Como escrevi a dois posts atrás andava às voltas com um texto. Ei-lo:
Como escrever este texto? É uma pergunta que há muito tempo me ponho. Portanto começo assim, com uma interrogação que traduz a pouca confiança que tenho na minha capacidade de escrever o que vejo e sinto. Ajuda.
Hiato.
Vi-a a atravessar a rua no seu passinho miúdo e rápido. Uma idosa pequena e nervosa a entrar numa pastelaria num Domingo de manhã. Não sei, posso dizê-lo com franqueza, o que me chamou a atenção nela e me fez desviar os olhos da montra da livraria. Algo foi. Voltei a interessar-me pela montra da livraria onde espreitei alguns títulos e fui dando uns passos na direcção do fim da rua.
Não sei o que me fez voltar a cabeça e olhar para trás e ver a idosa atravessar a rua e ser atropelada por automóvel de matrícula estrangeira. Corri, eu e outras pessoas. A idosa estava caída no chão, olhos abertos e nem um som. Foi então que percebi que era muda. Da boca não saía som algum mas os olhos diziam tudo. Transmitiam tal intensidade de dor que doía dentro de mim. Do carro saíram pessoas que pegaram nela e a transportaram, julgo que para o hospital. Mesmo bastantes anos depois a intensidade daquela mudez gritante nos olhos me assombra.

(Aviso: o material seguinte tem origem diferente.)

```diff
@@ -678,11 +728,11 @@
     if (g->opt_owned_list < 0) g->opt_owned_list = env_flag("SB200_OWNED_ITEMS", true) ? 1 : 0;
     const bool listed = g->opt_owned_list > 0 && g->world > 1 && g->owned_items.p;
     const uint64_t n_launch = listed ? g->n_owned_items : g->n_items;
-    auto kern = listed ? k_pull_warp<FRONTIER, true> : k_pull_warp<FRONTIER, false>;
+    auto kern = listed ? k_pull_warp<FRONTIER, true, SEED> : k_pull_warp<FRONTIER, false, SEED>;
     if (n_launch)
     SB_LAUNCH(kern, div_up(n_launch * 32, 256), 256, 0, s, n_launch, g->n_multi_items,
-              listed ? g->owned_items.p : (const uint32_t*)nullptr, g->item_row.p, g->item_start.p, (uint32_t)g->warp_row_begin, g->row_ptr.p, g->col.p, g->col_base, oldr, newr,
-              g->partial.p, bmp, bmc, po);
+              listed ? g->owned_items.p : (const uint32_t*)nullptr, g->item_row.p, g->item_start.p, (uint32_t)g->warp_row_begin, g->row_ptr.p, g->col.p, g->col_base, oldr,
+              g->seed.p, newr, g->partial.p, bmp, bmc, po);
     SB_CHECK_LAUNCH();
     PROF_END(g, FW, g->own_frac * (per_edge * (double)g->E_warp + 68.0 * (double)(g->warp_row_end - g->warp_row_begin - g->n_multi_rows)));
   }
@@ -698,12 +748,13 @@
   else if (nq) {
     PROF_BEGIN(g, FQ);
     static const bool quad2 = env_flag("SB200_QUAD2", false);
-    if (quad2 && g->world == 1 && g->col_base == 0)
+    auto kern = k_pull_quad<FRONTIER, SEED>;
+    if (quad2 && !SEED && g->world == 1 && g->col_base == 0)
       SB_LAUNCH(k_pull_quad2<FRONTIER>, div_up(((nq + 1) / 2) * 4, 256), 256, 0, s, g->quad_row_begin, g->quad_row_end, g->row_ptr.p,
                 g->col.p, oldr, newr, bmp, bmc);
     else
-    SB_LAUNCH(k_pull_quad<FRONTIER>, div_up(nq * 4, 256), 256, 0, s, g->quad_row_begin, g->quad_row_end, g->row_ptr.p,
-              g->col.p, g->col_base, oldr, newr, bmp, bmc, po);
+    SB_LAUNCH(kern, div_up(nq * 4, 256), 256, 0, s, g->quad_row_begin, g->quad_row_end, g->row_ptr.p,
+              g->col.p, g->col_base, oldr, g->seed.p, newr, bmp, bmc, po);
     SB_CHECK_LAUNCH();
     PROF_END(g, FQ, g->own_frac * (per_edge * (double)g->E_quad + 68.0 * (double)nq));
   }
@@ -902,16 +953,15 @@
   SB_CUDA(cudaEventRecord(g->ev0, s));
   if (!g->p2p) SB_CUDA(cudaMemsetAsync(bmc, 0, (words + 1) * 4, s));
   SB_CUDA(cudaMemsetAsync(g->counters.p, 0, 8 * sizeof(unsigned long long), s));
+  const bool from_seed = g->t == 0 && mode != 2;
   if (g->l2_window_bytes && mode != 2) {
-    cudaStreamAttrValue a;
-    memset(&a, 0, sizeof(a));
-    a.accessPolicyWindow.base_ptr = (void*)oldr; a.accessPolicyWindow.num_bytes = g->l2_window_bytes;
-    a.accessPolicyWindow.hitRatio = 1.0f; a.accessPolicyWindow.hitProp = cudaAccessPropertyPersisting;
-    a.accessPolicyWindow.missProp = cudaAccessPropertyStreaming;
-    SB_CUDA(cudaStreamSetAttribute(s, cudaStreamAttributeAccessPolicyWindow, &a));
-  }
-  if (mode == 0) SB_TRY(launch_pull<false>(g, oldr, newr, bmp, bmc));
-  else if (mode == 1) SB_TRY(launch_pull<true>(g, oldr, newr, bmp, bmc));
+    const void* wbase; uint64_t wbytes;
+    l2_window_of(g, oldr, from_seed, &wbase, &wbytes);
+    SB_TRY(set_l2_window(s, wbase, wbytes));
+  }
+  if (from_seed) SB_TRY((launch_pull<false, true>(g, oldr, newr, bmp, bmc)));
+  else if (mode == 0) SB_TRY((launch_pull<false, false>(g, oldr, newr, bmp, bmc)));
+  else if (mode == 1) SB_TRY((launch_pull<true, false>(g, oldr, newr, bmp, bmc)));
   else SB_TRY(run_push(g, oldr, newr, bmp, bmc));
   if (g->p2p && g->n_peers > 0) {
     const PeerOut po = make_peer_out(g, true);
```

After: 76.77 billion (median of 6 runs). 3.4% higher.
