def _on_current_device(t, name):
    if t.device.index != torch.cuda.current_device():
        raise _ffi.SnuffyHipError("%s lives on %s but the current device is cuda:%d: select the tensor's device first "
                                  "(torch.cuda.set_device / torch.cuda.device)" % (name, t.device, torch.cuda.current_device()))


def _req(t, dtype, name, dim=None):
    if not isinstance(t, torch.Tensor) or not t.is_cuda:
        raise _ffi.SnuffyHipError(
            "%s must be a GPU tensor: snuffy_amd runs on MI355X only (no CPU fallback)" % name)
    _on_current_device(t, name)
    if t.dtype != dtype:
        raise TypeError("%s must be %s, got %s" % (name, dtype, t.dtype))
    if dim is not None and t.dim() != dim:
        raise ValueError("%s must be %d-D, got shape %s" % (name, dim, tuple(t.shape)))
    return t if t.is_contiguous() else t.contiguous()


def _ws(nbytes, device):
    return torch.empty(max(int(nbytes), 16), dtype=torch.uint8, device=device)


def critic(x, w, b=None, want_max=False):
    x = _req(x, torch.float32, "x", 2)
    w = _req(w, torch.float32, "w", 2)
    if b is not None:
        b = _req(b, torch.float32, "b", 1)
    n, d = x.shape
    c = w.shape[0]
    if w.shape[1] != d:
        raise ValueError("critic: w is %s but x has %d features" % (tuple(w.shape), d))
    scores = torch.empty(n, c, dtype=torch.float32, device=x.device)
    mv = mi = None
    if want_max:
        mv = torch.empty(c, dtype=torch.float32, device=x.device)
        mi = torch.empty(c, dtype=torch.int64, device=x.device)
    check(_ffi.load().snf_critic_f32(_p(x), n, d, _p(w), _p(b), c, _p(scores), _p(mv), _p(mi), _stream()),
          "snf_critic_f32")
    return (scores, mv, mi) if want_max else scores


def critic_ln(x, w, b, eps):
    x = _req(x, torch.float32, "x", 2)
    w = _req(w, torch.float32, "w", 2)
    if b is not None:
        b = _req(b, torch.float32, "b", 1)
    n, d = x.shape
    c = w.shape[0]
    if w.shape[1] != d:
        raise ValueError("critic_ln: w is %s but x has %d features" % (tuple(w.shape), d))
    scores = torch.empty(n, c, dtype=torch.float32, device=x.device)
    xhat = torch.empty(n, d, dtype=torch.bfloat16, device=x.device)
    check(_ffi.load().snf_critic_ln_f32(_p(x), n, d, _p(w), _p(b), c, _p(scores), float(eps), _p(xhat), _stream()),
          "snf_critic_ln_f32")
    return scores, xhat


SELECT_FUSED_MIN_N = 16385
_SELECTORS = {}


class _Selector:
    def __init__(self, device):
        lib = _ffi.load()
        self.nbytes = int(lib.snf_selector_state_bytes())
        self.state = torch.zeros(self.nbytes, dtype=torch.uint8, device=device)
        self.pending = None


def _selector_key(device):
    raw = _raw_stream(device.index) if _raw_stream is not None else torch.cuda.current_stream(device).cuda_stream
    return (device.index, int(raw))


def selector(device, create=True):
    key = _selector_key(device)
    sel = _SELECTORS.get(key)
    if sel is None and create and not torch.cuda.is_current_stream_capturing():
        sel = _SELECTORS[key] = _Selector(device)
    return sel


def fresh_selector(device):
    sel = _SELECTORS[_selector_key(device)] = _Selector(device)
    return sel


def critic_select(x, w, b, eps=None):
    if w.shape[0] != 1 or x.shape[0] < SELECT_FUSED_MIN_N or x.shape[0] >= (1 << 30):
        return None
    sel = selector(x.device)
    if sel is None:
        return None
    x = _req(x, torch.float32, "x", 2)
    w = _req(w, torch.float32, "w", 2)
    if b is not None:
        b = _req(b, torch.float32, "b", 1)
    n, d = x.shape
    if w.shape[1] != d:
        raise ValueError("critic_select: w is %s but x has %d features" % (tuple(w.shape), d))
    if sel.pending is not None:
        sel.state.zero_()
        sel.pending = None
    scores = torch.empty(n, 1, dtype=torch.float32, device=x.device)
    xhat = torch.empty(n, d, dtype=torch.bfloat16, device=x.device) if eps is not None else None
    check(_ffi.load().snf_critic_select_f32(_p(x), n, d, _p(w), _p(b), _p(scores), float(eps or 0.0), _p(xhat), _p(sel.state),
                                            _stream()), "snf_critic_select_f32")
    sel.pending = (scores.data_ptr(), n, scores._version)
    return scores, xhat


def critic_ln_hl(x, w, b, gamma, beta, eps):
    x = _req(x, torch.float32, "x", 2)
    w = _req(w, torch.float32, "w", 2)
    if b is not None:
        b = _req(b, torch.float32, "b", 1)
    if (gamma is None) != (beta is None):
        raise ValueError("critic_ln_hl: gamma and beta: both or neither (neither = the affine-free image)")
    if gamma is not None:
        gamma = _req(gamma, torch.float32, "gamma", 1)
        beta = _req(beta, torch.float32, "beta", 1)
    n, d = x.shape
    c = w.shape[0]
    if w.shape[1] != d or d % 32:
        raise ValueError("critic_ln_hl: w is %s, x has %d features (need d %% 32 == 0)" % (tuple(w.shape), d))
    sel = selector(x.device) if (c == 1 and SELECT_FUSED_MIN_N <= n < (1 << 30)) else None
    if sel is not None and sel.pending is not None:
        sel.state.zero_()
        sel.pending = None
    scores = torch.empty(n, c, dtype=torch.float32, device=x.device)
    img = torch.empty(n, 2 * d, dtype=torch.bfloat16, device=x.device)
    check(_ffi.load().snf_critic_ln_hl_f32(_p(x), n, d, _p(w), _p(b), c, _p(scores), _p(gamma), _p(beta), float(eps), _p(img),
                                           _p(sel.state) if sel is not None else None, _stream()), "snf_critic_ln_hl_f32")
    if sel is not None:
        sel.pending = (scores.data_ptr(), n, scores._version)
    return scores, img


def topk(scores, k, x=None):
    if not scores.is_cuda:
        raise _ffi.SnuffyHipError("topk: scores must be a GPU tensor (no CPU fallback)")
    if scores.dtype != torch.float32 or scores.dim() != 1:
        raise TypeError("topk: scores must be 1-D float32")
    n = scores.shape[0]
    stride = scores.stride(0) if n > 1 else 1
    if stride < 1:
        scores = scores.contiguous()
        stride = 1
    k = int(k)
    if not (1 <= k <= n):
# ... 1088 lines not shown
        if out is None:
            out = torch.empty(m, n, dtype=out_dtype, device=a_hl.device)
        odt = DT_F32 if out.dtype == torch.float32 else DT_BF16
    ldr = 0
    if resid is not None:
        if hl_out or out.dtype != torch.float32 or resid.dtype != torch.float32 or tuple(resid.shape) != (m, n):
            raise ValueError("gemm_hl: resid needs an fp32 [m, n] tensor and an fp32 output")
        resid = _rows16(resid, "resid")
        ldr = resid.stride(0)
    lib = _ffi.load()
    ws, ws_bytes = None, 0
    if GEMM_HL_SPLITK:
        ws_bytes = int(lib.snf_gemm_hl_ws_bytes(m, n, k2 // 2))
        if ws_bytes:
            ws = _hl_workspace(a_hl.device, ws_bytes)
    check(lib.snf_gemm_hl_ws_bf16(_p(a_hl), a_hl.stride(0), _p(w_hl), w_hl.stride(0), _p(bias), _p(resid), ldr, m, n, k2 // 2,
                                  ACT_CODES[act], _p(out), out.stride(0), odt, _p(ws), ws_bytes, _stream()), "snf_gemm_hl_ws_bf16")
    return out


def encoder_dropout_supported(n, d, f):
    return d % 32 == 0 and f % 32 == 0 and d <= 8192 and hl_eligible(n, f, d) and hl_eligible(n, d, f)


def gemm_hl_dropout(a_hl, w_hl, bias, dropout, act="none", hl_out=False, resid=None, out=None):
    if a_hl.dtype != torch.bfloat16 or w_hl.dtype != torch.bfloat16:
        raise TypeError("gemm_hl_dropout: operands must be bfloat16 hl images")
    if (act, bool(hl_out)) not in (("relu", True), ("none", False)):
        raise ValueError("gemm_hl_dropout: only relu -> hl image and none -> fp32 (+ resid) exist")
    a_hl = _rows16(a_hl, "a_hl")
    w_hl = _rows16(w_hl, "w_hl")
    m, k2 = a_hl.shape
    n = w_hl.shape[0]
    if w_hl.shape[1] != k2 or k2 % 64 or (hl_out and n % 32):
        raise ValueError("gemm_hl_dropout: images are %s and %s" % (tuple(a_hl.shape), tuple(w_hl.shape)))
    if bias is not None:
        bias = _req(bias, torch.float32, "bias", 1)
    if out is None:
        out = torch.empty(m, 2 * n, dtype=torch.bfloat16, device=a_hl.device) if hl_out else \
            torch.empty(m, n, dtype=torch.float32, device=a_hl.device)
    odt = DT_BF16_HL if hl_out else DT_F32
    ldr = 0
    if resid is not None:
        if hl_out or resid.dtype != torch.float32 or tuple(resid.shape) != (m, n):
            raise ValueError("gemm_hl_dropout: resid needs an fp32 [m, n] tensor and an fp32 output")
        resid = _rows16(resid, "resid")
        ldr = resid.stride(0)
    p, seed, offset = dropout
    lib = _ffi.load()
    ws, ws_bytes = None, 0
    if GEMM_HL_SPLITK:
        ws_bytes = int(lib.snf_gemm_hl_ws_bytes(m, n, k2 // 2))
        if ws_bytes:
            ws = _hl_workspace(a_hl.device, ws_bytes)
    check(lib.snf_gemm_hl_ws_dropout_bf16(_p(a_hl), a_hl.stride(0), _p(w_hl), w_hl.stride(0), _p(bias), _p(resid), ldr, m, n, k2 // 2,
                                          ACT_CODES[act], _p(out), out.stride(0), odt, float(p), int(seed) & (2 ** 64 - 1),
                                          int(offset) & (2 ** 64 - 1), _p(ws), ws_bytes, _stream()), "snf_gemm_hl_ws_dropout_bf16")
    return out
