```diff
-    dim3 grid((W + XI - 1) / XI, H, (unsigned)(N * D));
+    if (K < 1 || N < 0 || D < 0 || H < 1 || W < 1) {
+        g_err = "cfx_conv155_c1: K >= 1, N, D >= 0, H, W >= 1";
+        return -1;
+    }
+    const int nstrips = (W + CI_S - 1) / CI_S;
+    const int nrows = (H + CI_R - 1) / CI_R;
+    const long long nwg = (long long)N * D * nrows * nstrips;
+    if (nwg > 0x7fffffffLL) {
+        g_err = "cfx_conv155_c1: N * D * ceil(H/8) * ceil(W/64) < 2^31 "
+                "supported";
+        return -1;
+    }
+    if (nwg == 0) return 0;
+    const int vec_ok = K % 4 == 0 && ((size_t)out & 15) == 0;
     hipEvent_t e0;
     if (prof_begin(ctx, &e0)) return -1;
-    if (is_bf16 && K == 28)
-        hipLaunchKernelGGL((k_conv155_c1<cfx_bf16, XI, 28>), grid,
-                           dim3(XI), 0, ctx->stream, (const cfx_bf16*)in,
-                           (const cfx_bf16*)wgt, bias, (cfx_bf16*)out, N,
-                           D, H, W, K);
-    else if (is_bf16)
-        hipLaunchKernelGGL((k_conv155_c1<cfx_bf16, XI, 0>), grid,
-                           dim3(XI), 0, ctx->stream, (const cfx_bf16*)in,
-                           (const cfx_bf16*)wgt, bias, (cfx_bf16*)out, N,
-                           D, H, W, K);
-    else if (K == 28)
-        hipLaunchKernelGGL((k_conv155_c1<float, XI, 28>), grid, dim3(XI),
-                           0, ctx->stream, (const float*)in,
-                           (const float*)wgt, bias, (float*)out, N, D, H,
-                           W, K);
+    if (is_bf16)
+        hipLaunchKernelGGL((k_conv155_in_mfma<cfx_bf16>),
+                           dim3((unsigned)nwg), dim3(CI_NW * 64), 0,
+                           ctx->stream, (const cfx_bf16*)in,
+                           (const cfx_bf16*)wgt, bias, (cfx_bf16*)out, H, W,
+                           K, nstrips, nrows, vec_ok);
     else
-        hipLaunchKernelGGL((k_conv155_c1<float, XI, 0>), grid, dim3(XI),
-                           0, ctx->stream, (const float*)in,
-                           (const float*)wgt, bias, (float*)out, N, D, H,
-                           W, K);
+        hipLaunchKernelGGL((k_conv155_in_mfma<float>), dim3((unsigned)nwg),
+                           dim3(CI_NW * 64), 0, ctx->stream,
+                           (const float*)in, (const float*)wgt, bias,
+                           (float*)out, H, W, K, nstrips, nrows, vec_ok);
     CFX_CHECK(hipGetLastError());
     double flops = 2.0 * 25.0 * K * (double)N * D * H * W;
     if (prof_end(ctx, e0, CFX_K_CONV_STREAM, flops)) return -1;
```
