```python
def mlp_bwd(M: int, H: int, NL: int, dOut: torch.Tensor, dOut2, idx2, out_w: int, U, R, scale,
            Hs: Sequence[torch.Tensor], WT: Sequence[Optional[torch.Tensor]], dZ: Sequence[Optional[torch.Tensor]],
            din: Sequence[Tuple[torch.Tensor, Optional[torch.Tensor], torch.Tensor]],
            db: Sequence[Optional[torch.Tensor]], dscale: Optional[torch.Tensor], wpk: Sequence[int] = (),
            Ms: Optional[Sequence[torch.Tensor]] = None, precision: int = 0, front=None, defer: Optional[list] = None,
            act: int = 0, Zs: Optional[Sequence[torch.Tensor]] = None, seg=None):
    L = _capi.lib()
    a = _capi.MlpBwdArgs()
    a.M, a.H, a.NL = M, H, NL
    a.dOut, a.dOut2, a.idx2, a.out_w = _ptr(dOut), _ptr(dOut2), _ptr(idx2), out_w
    a.dOut2_rows = dOut2.shape[0] if dOut2 is not None else 0
    a.U, a.R, a.scale, a.eps = _ptr(U), _ptr(R), _ptr(scale), EPS
    for l, h in enumerate(Hs or ()):
        a.Hs[l] = _ptr(h)
    for l in range(NL):
        a.WT[l] = _ptr(WT[l])
        a.dZ[l] = _ptr(dZ[l])
        a.db[l] = _ptr(db[l])
    a.n_din = len(din)
    for q, (wt0, res, dst) in enumerate(din):
        a.WT0[q], a.din_resid[q], a.dIn[q] = _ptr(wt0), _ptr(res), _ptr(dst)
    a.dscale = _ptr(dscale)
    for u, addr in enumerate(wpk):
        a.wpk[u] = addr
    if Ms is not None:
        for l, t in enumerate(Ms):
            a.Ms[l] = _ptr(t)
    a.precision = precision
    a.act = act
    if Zs is not None:
# ... 275 lines not shown
        dev = x.device
        kp, op = pad16(kin), pad16(out_w)
        W0 = Ws[0]
        if kp != kin:
            W0 = torch.nn.functional.pad(W0, (0, kp - kin))
        Wl, bl = Ws[-1], bs[-1]
        if op != out_w:
            Wl = torch.nn.functional.pad(Wl, (0, 0, 0, op - out_w))
            bl = torch.nn.functional.pad(bl, (0, op - out_w))
        Wk = [W0] + Ws[1:-1] + [Wl]
        bk = bs[:-1] + [bl]
        prec = 1 if (_matrix_precision == "bf16" and not (H == 128 and out_w == H and X6_ENABLED and act != 2)) else 0
        if prec:
            Wk = [w.to(torch.bfloat16).to(torch.float32) for w in Wk]
            bk = [b.to(torch.bfloat16).to(torch.float32) for b in bk]
        need = any(ctx.needs_input_grad) and _saving()
        f = dict(dtype=torch.float32, device=dev)
        y = torch.empty(M, out_w, **f)
        x6 = H == 128 and out_w == H and X6_ENABLED and M > 0 and act != 2
        mode = "generic"
        if x6 and kin < H and 3 <= NL <= 4:
            mode = "enc"
        elif x6 and kin == H and NL <= 4:
            mode = "full"
        packed = mode != "generic"
        saveH = [torch.empty(M, H, **f) for _ in range(NL - 1)] if need else None
        U = torch.empty(M, H, **f) if (need and has_norm) else None
        R = torch.empty(M, **f) if (need and has_norm) else None
        Ms = [torch.empty(M, 4, dtype=torch.int32, device=dev) for _ in range(NL - 1)] if (need and packed and act == 0) else None
        Zs = [torch.empty(M, H, **f) for _ in range(NL - 1)] if (need and act != 0) else None
        if mode == "enc":
            h1 = saveH[0] if need else torch.empty(M, H, **f)
            mlp_fwd(M, H, [(x, None, kin)], [Wk[0]], [bk[0]], None, H, None, h1, Zs[0] if Zs else None, out_relu=True, act=act,
                    saveM=[Ms[0]] if Ms else None)
            pk = torch.empty((NL - 1) * _capi.WPACK_BYTES, dtype=torch.uint8, device=dev)
            units = [pk.data_ptr() + u * _capi.WPACK_BYTES for u in range(NL - 1)]
            wpack([(Wk[l + 1].data_ptr(), H, False, units[l]) for l in range(NL - 1)], dev)
            mlp_fwd(M, H, [(h1, None, H)], Wk[1:], bk[1:], scale, out_w, None, y, None,
                    saveH[1:] if need else None, U, R, wpk=units, saveM=Ms[1:] if Ms else None,
                    saveZ=Zs[1:] if Zs else None, act=act)
        elif mode == "full":
            pk = torch.empty(NL * _capi.WPACK_BYTES, dtype=torch.uint8, device=dev)
            units = [pk.data_ptr() + u * _capi.WPACK_BYTES for u in range(NL)]
            wpack([(Wk[l].data_ptr(), H, False, units[l]) for l in range(NL)], dev)
            mlp_fwd(M, H, [(x, None, H)], Wk, bk, scale, out_w, None, y, None, saveH, U, R, wpk=units, saveM=Ms, saveZ=Zs, act=act)
        elif M > 0:
            mlp_fwd(M, H, [(x, None, kin)], Wk, bk, scale, out_w, None, y, None, saveH, U, R, act=act, saveZ=Zs, precision=prec)
        ctx.meta = (NL, H, kin, out_w, has_norm, kp != kin, op != out_w, act, mode)
        ctx.prec, ctx.Wk_rounded = prec, (Wk if prec else None)
        ctx.save_for_backward(x, *Ws, *([scale] if has_norm else []))
        ctx.pads = (W0 if kp != kin else None, Wl if op != out_w else None)
        ctx.saved_acts = (saveH, U, R, Ms, Zs)
        return y

    @staticmethod
    def backward(ctx, dy):
        NL, H, kin, out_w, has_norm, pad0, padl, act, mode = ctx.meta
        if ctx.saved_acts is None or ctx.saved_acts[0] is None:
            raise RuntimeError("MlpFunction: no saved activations -- backward ran a second time without retain_graph "
                               "support, or the forward ran under no_grad")
        t = ctx.saved_tensors
        x, Ws = t[0], list(t[1:1 + NL])
        scale = t[1 + NL] if has_norm else None
        Wk = [ctx.pads[0] if pad0 else Ws[0]] + Ws[1:-1] + [ctx.pads[1] if padl else Ws[-1]]
        prec = getattr(ctx, "prec", 0)
        if prec:
            Wk = ctx.Wk_rounded
# ... 566 lines not shown
```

Agora vamos ao porquê do estar a contar isto.
O gato dos vizinhos costuma passar bastante tempo lá em casa; gosto porque para além de eu gostar de animais sei que assusta os ratos. Há uns tempos saltou para dentro de casa com um pássaro na boca que, reparei, era uma jovem rola. Estava viva mas já não se debatia. Ainda tentei tira-la mas o gato até rosnava e fugia. Reparei então nos olhos da rola, estava viva e respirava mas os olhos já não tinham vida; eram de uma aceitação total do destino, não havia dor nem desespero, apenas uns olhos abertos de uma jovem rola na boca de um gato. A comparação, com a imagem na minha memória, dos olhos da idosa a gritarem dor, estarreceu-me. E diz-me muito sobre a dimensão do ser humano.